C<My::Server> might look like this:
package My::Server;
sub run {
my ($slave, $listener, $id) = @_;
close $slave; # we do not use the socket, so close it to save resources
# we could go ballistic and use e.g. AnyEvent here, or IO::AIO,
# or anything we usually couldn't do in a process forked normally.
while (my $socket = $listener->accept) {
# do sth. with new socket
}
}
=head2 use AnyEvent::Fork as a faster fork+exec
This runs C</bin/echo hi>, with standard output redirected to F</tmp/log>
and standard error redirected to the communications socket. It is usually
faster than fork+exec, but still lets you prepare the environment.
open my $output, ">/tmp/log" or die "$!";
AnyEvent::Fork
->new
->eval ('
# compile a helper function for later use
sub run {
my ($fh, $output, @cmd) = @_;
# perl will clear close-on-exec on STDOUT/STDERR
open STDOUT, ">&", $output or die;
open STDERR, ">&", $fh or die;
exec @cmd;
}
')
->send_fh ($output)
->send_arg ("/bin/echo", "hi")
->run ("run", my $cv = AE::cv);
my $stderr = $cv->recv;
=head2 For stingy users: put the worker code into a C<DATA> section.
When you want to be stingy with files, you can put your code into the
C<DATA> section of your module (or program):
use AnyEvent::Fork;
AnyEvent::Fork
->new
->eval (do { local $/; <DATA> })
->run ("doit", sub { ... });
__DATA__
sub doit {
... do something!
}
=head2 For stingy standalone programs: do not rely on external files at
all.
For single-file scripts it can be inconvenient to rely on external
files - even when using a C<DATA> section, you still need to C<exec> an
external perl interpreter, which might not be available when using
L<App::Staticperl>, L<Urlader> or L<PAR::Packer> for example.
Two modules help here - L<AnyEvent::Fork::Early> forks a template process
for all further calls to C<new_exec>, and L<AnyEvent::Fork::Template>
forks the main program as a template process.
Here is how your main program should look like:
#! perl
# optional, as the very first thing.
# in case modules want to create their own processes.
use AnyEvent::Fork::Early;
# next, load all modules you need in your template process
use Example::My::Module
use Example::Whatever;
# next, put your run function definition and anything else you
# need, but do not use code outside of BEGIN blocks.
sub worker_run {
my ($fh, @args) = @_;
...
}
# now preserve everything so far as AnyEvent::Fork object
# in $TEMPLATE.
use AnyEvent::Fork::Template;
# do not put code outside of BEGIN blocks until here
# now use the $TEMPLATE process in any way you like
# for example: create 10 worker processes
my @worker;
my $cv = AE::cv;
for (1..10) {
$cv->begin;
$TEMPLATE->fork->send_arg ($_)->run ("worker_run", sub {
push @worker, shift;
$cv->end;
});
}
$cv->recv;
=head1 CONCEPTS
This module can create new processes either by executing a new perl
process, or by forking from an existing "template" process.
All these processes are called "child processes" (whether they are direct
children or not), while the process that manages them is called the
"parent process".
Each such process comes with its own file handle that can be used to
communicate with it (it's actually a socket - one end in the new process,
one end in the main process), and among the things you can do in it are
load modules, fork new processes, send file handles to it, and execute
functions.
There are multiple ways to create additional processes to execute some
jobs:
=over 4
=item fork a new process from the "default" template process, load code,
run it
This module has a "default" template process which it executes when it is
needed the first time.

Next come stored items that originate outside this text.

def _declare(lib):
    p, i, i64 = C.c_void_p, C.c_int, C.c_int64
    lib.swmhd_version.restype = i
    lib.swmhd_strerror.restype = C.c_char_p
    lib.swmhd_strerror.argtypes = [i]
    lib.swmhd_event_create.argtypes = [C.POINTER(p)]
    lib.swmhd_event_record.argtypes = [p, p]
    lib.swmhd_event_elapsed_ms.argtypes = [p, p, C.POINTER(C.c_float)]
    lib.swmhd_event_destroy.argtypes = [p]
    for n in ("create", "record", "elapsed_ms", "destroy"):
        getattr(lib, "swmhd_event_" + n).restype = i
    lib.swmhd_probe_fp64_issue.argtypes = [p, C.POINTER(C.c_float), p]
    lib.swmhd_probe_fp64_issue.restype = i
    lib.swmhd_probe_copy.argtypes = [p, p, C.c_size_t, i, C.POINTER(C.c_float), p]
    lib.swmhd_probe_copy.restype = i
    for sfx, ft in (("f64", C.c_double), ("f32", C.c_float)):
        for form in ("jacobian", "divergence"):
            f = getattr(lib, f"swmhd_lorentz_{form}_{sfx}")
            f.argtypes = [p, p, p, p, i, i, i, i, i64, ft, ft, i, p]
            f.restype = i
        f = getattr(lib, f"swmhd_lorentz_jacobian_rows_{sfx}")
        f.argtypes = [p, p, p, p, i, i, i, i, i64, ft, ft, i, i, i, p]
        f.restype = i
        f = getattr(lib, f"swmhd_lorentz_divergence_rows_{sfx}")
        f.argtypes = [p, p, p, p, i, i, i, i, i64, ft, ft, i, i, i, i, i, p]
        f.restype = i
        f = getattr(lib, f"swmhd_fill_halo_periodic_{sfx}")
        f.argtypes = [p, i, i, i, i, i64, i, p]
        f.restype = i
        f = getattr(lib, f"swmhd_fill_halo_{sfx}")
        f.argtypes = [C.POINTER(p), i, i, i, i, i, i64, i, i, i, i, p, ft, ft, p]
        f.restype = i
        f = getattr(lib, f"swmhd_fill_halo_periodic_multi_{sfx}")
        f.argtypes = [C.POINTER(p), i, i, i, i, i, i64, i, p]
        f.restype = i
        f = getattr(lib, f"swmhd_tendencies_{sfx}")
        f.argtypes = [p] * 8 + [i, i, i, i, i64, ft, ft, ft, ft, i, i, i, i, i, p]
        f.restype = i
        f = getattr(lib, f"swmhd_tendencies_rk3_{sfx}")
        f.argtypes = [C.POINTER(p)] * 4 + [i, i, i, i, i64, ft, ft, ft, ft, i, i, ft, ft, ft, i, i, i, i, p]
        f.restype = i
        f = getattr(lib, f"swmhd_step_rk3_{sfx}")
        f.argtypes = [C.POINTER(p)] * 4 + [i, i, i, i, i64, ft, ft, ft, ft, i, i, ft, i, i, C.POINTER(i), p]
        f.restype = i
        f = getattr(lib, f"swmhd_diagnostics_{sfx}")
        f.argtypes = [p, p, p, p, i, i, i, i, i64, ft, ft, ft, ft, i, i, i, p, p, p]
        f.restype = i
        f = getattr(lib, f"swmhd_rk3_substep_{sfx}")
        f.argtypes = [C.POINTER(p), C.POINTER(p), C.POINTER(p), i, i, i, i, i64, ft, ft, ft, i, i, i, p]
        f.restype = i
        f = getattr(lib, f"swmhd_ring_exchange_y_{sfx}")
        f.argtypes = [p, C.POINTER(p), i, i, i, i, i, i64, p]
        f.restype = i
        f = getattr(lib, f"swmhd_ring_step_rk3_{sfx}")
        f.argtypes = [p] + [C.POINTER(p)] * 4 + [i, i, i, i, i64, ft, ft, ft, ft, i, i, ft, i, i, C.POINTER(i), p]
        f.restype = i
    lib.swmhd_tendency_launch_geometry.argtypes = [i, i, i, i, i, C.POINTER(i)]
    lib.swmhd_tendency_launch_geometry.restype = i
    lib.swmhd_ring_available.argtypes = [C.c_char_p]
    lib.swmhd_ring_available.restype = i
    lib.swmhd_ring_unique_id.argtypes = [C.c_char_p, p]
    lib.swmhd_ring_unique_id.restype = i
    lib.swmhd_ring_create.argtypes = [C.POINTER(p), C.c_char_p, i, i, p]
    lib.swmhd_ring_create.restype = i
    lib.swmhd_ring_create_loopback.argtypes = [C.POINTER(p), i, C.c_double]
    lib.swmhd_ring_create_loopback.restype = i
    lib.swmhd_ring_destroy.argtypes = [p]
    lib.swmhd_ring_destroy.restype = i
    lib.swmhd_ring_last_error.argtypes = [p]
    lib.swmhd_ring_last_error.restype = C.c_char_p
    lib.swmhd_ring_comm_stream.argtypes = [p]
    lib.swmhd_ring_comm_stream.restype = p
    lib.swmhd_ring_join.argtypes = [p, p]
    lib.swmhd_ring_join.restype = i
    lib.swmhd_ring_time_launches.argtypes = [p, i]
    lib.swmhd_ring_time_launches.restype = i
    lib.swmhd_ring_launch_times.argtypes = [p, C.POINTER(C.c_float), C.POINTER(i), i]
    lib.swmhd_ring_launch_times.restype = i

Forking from this process shares the memory used
for the perl interpreter with the new process, but loading modules takes
time, and the memory is not shared with anything else.
This is ideal for when you only need one extra process of a kind, with the
option of starting and stopping it on demand.
Example:
AnyEvent::Fork
->new
->require ("Some::Module")
->run ("Some::Module::run", sub {
my ($fork_fh) = @_;
});
=item fork a new template process, load code, then fork processes off of
it and run the code
When you need to have a bunch of processes that all execute the same (or
very similar) tasks, then a good way is to create a new template process
for them, loading all the modules you need, and then create your worker
processes from this new template process.

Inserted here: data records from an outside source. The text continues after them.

# vitasoftAI/ImageRetrievalResearch

Hardware: AMD Instinct MI355X
Metric: images/sec embed + queries/sec top-k@100k-gallery, EffNet-B3a 224^2 (higher is better)
Workload: dtype bf16

## Files before the change

imageretrievalresearch_amd/csrc/gemm_bf16.hip:

```cpp
#include "ops.h"
#include "../../include/mi355_retrieval.h"

#include <stdlib.h>

namespace mi355 {

typedef __bf16 bf16x8 __attribute__((ext_vector_type(8)));
typedef float f32x4 __attribute__((ext_vector_type(4)));
typedef unsigned u32x4 __attribute__((ext_vector_type(4)));
typedef unsigned u32x2 __attribute__((ext_vector_type(2)));

__device__ __forceinline__ float lo_bf(unsigned u) { return __uint_as_float(u << 16); }
__device__ __forceinline__ float hi_bf(unsigned u) { return __uint_as_float(u & 0xffff0000u); }

__device__ __forceinline__ u32x4 gate_chunk(u32x4 v, const float* __restrict__ gp, int relu6) {
    const f32x4 g0 = *reinterpret_cast<const f32x4*>(gp);
    const f32x4 g1 = *reinterpret_cast<const f32x4*>(gp + 4);
    float f[8] = {lo_bf(v.x) * g0.x, hi_bf(v.x) * g0.y, lo_bf(v.y) * g0.z, hi_bf(v.y) * g0.w,
                  lo_bf(v.z) * g1.x, hi_bf(v.z) * g1.y, lo_bf(v.w) * g1.z, hi_bf(v.w) * g1.w};
    if (relu6) {
#pragma unroll
        for (int i = 0; i < 8; ++i) f[i] = fminf(fmaxf(f[i], 0.f), 6.f);
    }
    u32x4 o;
    o.x = pack2bf(f[0], f[1]); o.y = pack2bf(f[2], f[3]); o.z = pack2bf(f[4], f[5]); o.w = pack2bf(f[6], f[7]);
    return o;
}

__device__ __forceinline__ u32x4 gate_chunk_regs(u32x4 v, f32x4 g0, f32x4 g1, int relu6) {
    float f[8] = {lo_bf(v.x) * g0.x, hi_bf(v.x) * g0.y, lo_bf(v.y) * g0.z, hi_bf(v.y) * g0.w,
                  lo_bf(v.z) * g1.x, hi_bf(v.z) * g1.y, lo_bf(v.w) * g1.z, hi_bf(v.w) * g1.w};
    if (relu6) {
#pragma unroll
        for (int i = 0; i < 8; ++i) f[i] = fminf(fmaxf(f[i], 0.f), 6.f);
    }
    u32x4 o;
    o.x = pack2bf(f[0], f[1]); o.y = pack2bf(f[2], f[3]); o.z = pack2bf(f[4], f[5]); o.w = pack2bf(f[6], f[7]);
    return o;
}

__device__ __forceinline__ u32x4 relu6_chunk(u32x4 v) {
    float f[8] = {lo_bf(v.x), hi_bf(v.x), lo_bf(v.y), hi_bf(v.y), lo_bf(v.z), hi_bf(v.z), lo_bf(v.w), hi_bf(v.w)};
#pragma unroll
    for (int i = 0; i < 8; ++i) f[i] = fminf(fmaxf(f[i], 0.f), 6.f);
    u32x4 o;
    o.x = pack2bf(f[0], f[1]); o.y = pack2bf(f[2], f[3]); o.z = pack2bf(f[4], f[5]); o.w = pack2bf(f[6], f[7]);
    return o;
}
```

This way, all code (and data structures) that can be shared (e.g. the
modules you loaded) is shared between the processes, and each new process
consumes relatively little memory of its own.
The disadvantage of this approach is that you need to create a template
process for the sole purpose of forking new processes from it, but if you
only need a fixed number of processes you can create them, and then destroy
the template process.
Example:
my $template = AnyEvent::Fork->new->require ("Some::Module");
for (1..10) {
$template->fork->run ("Some::Module::run", sub {
my ($fork_fh) = @_;
});
}
# at this point, you can keep $template around to fork new processes
# later, or you can destroy it, which causes it to vanish.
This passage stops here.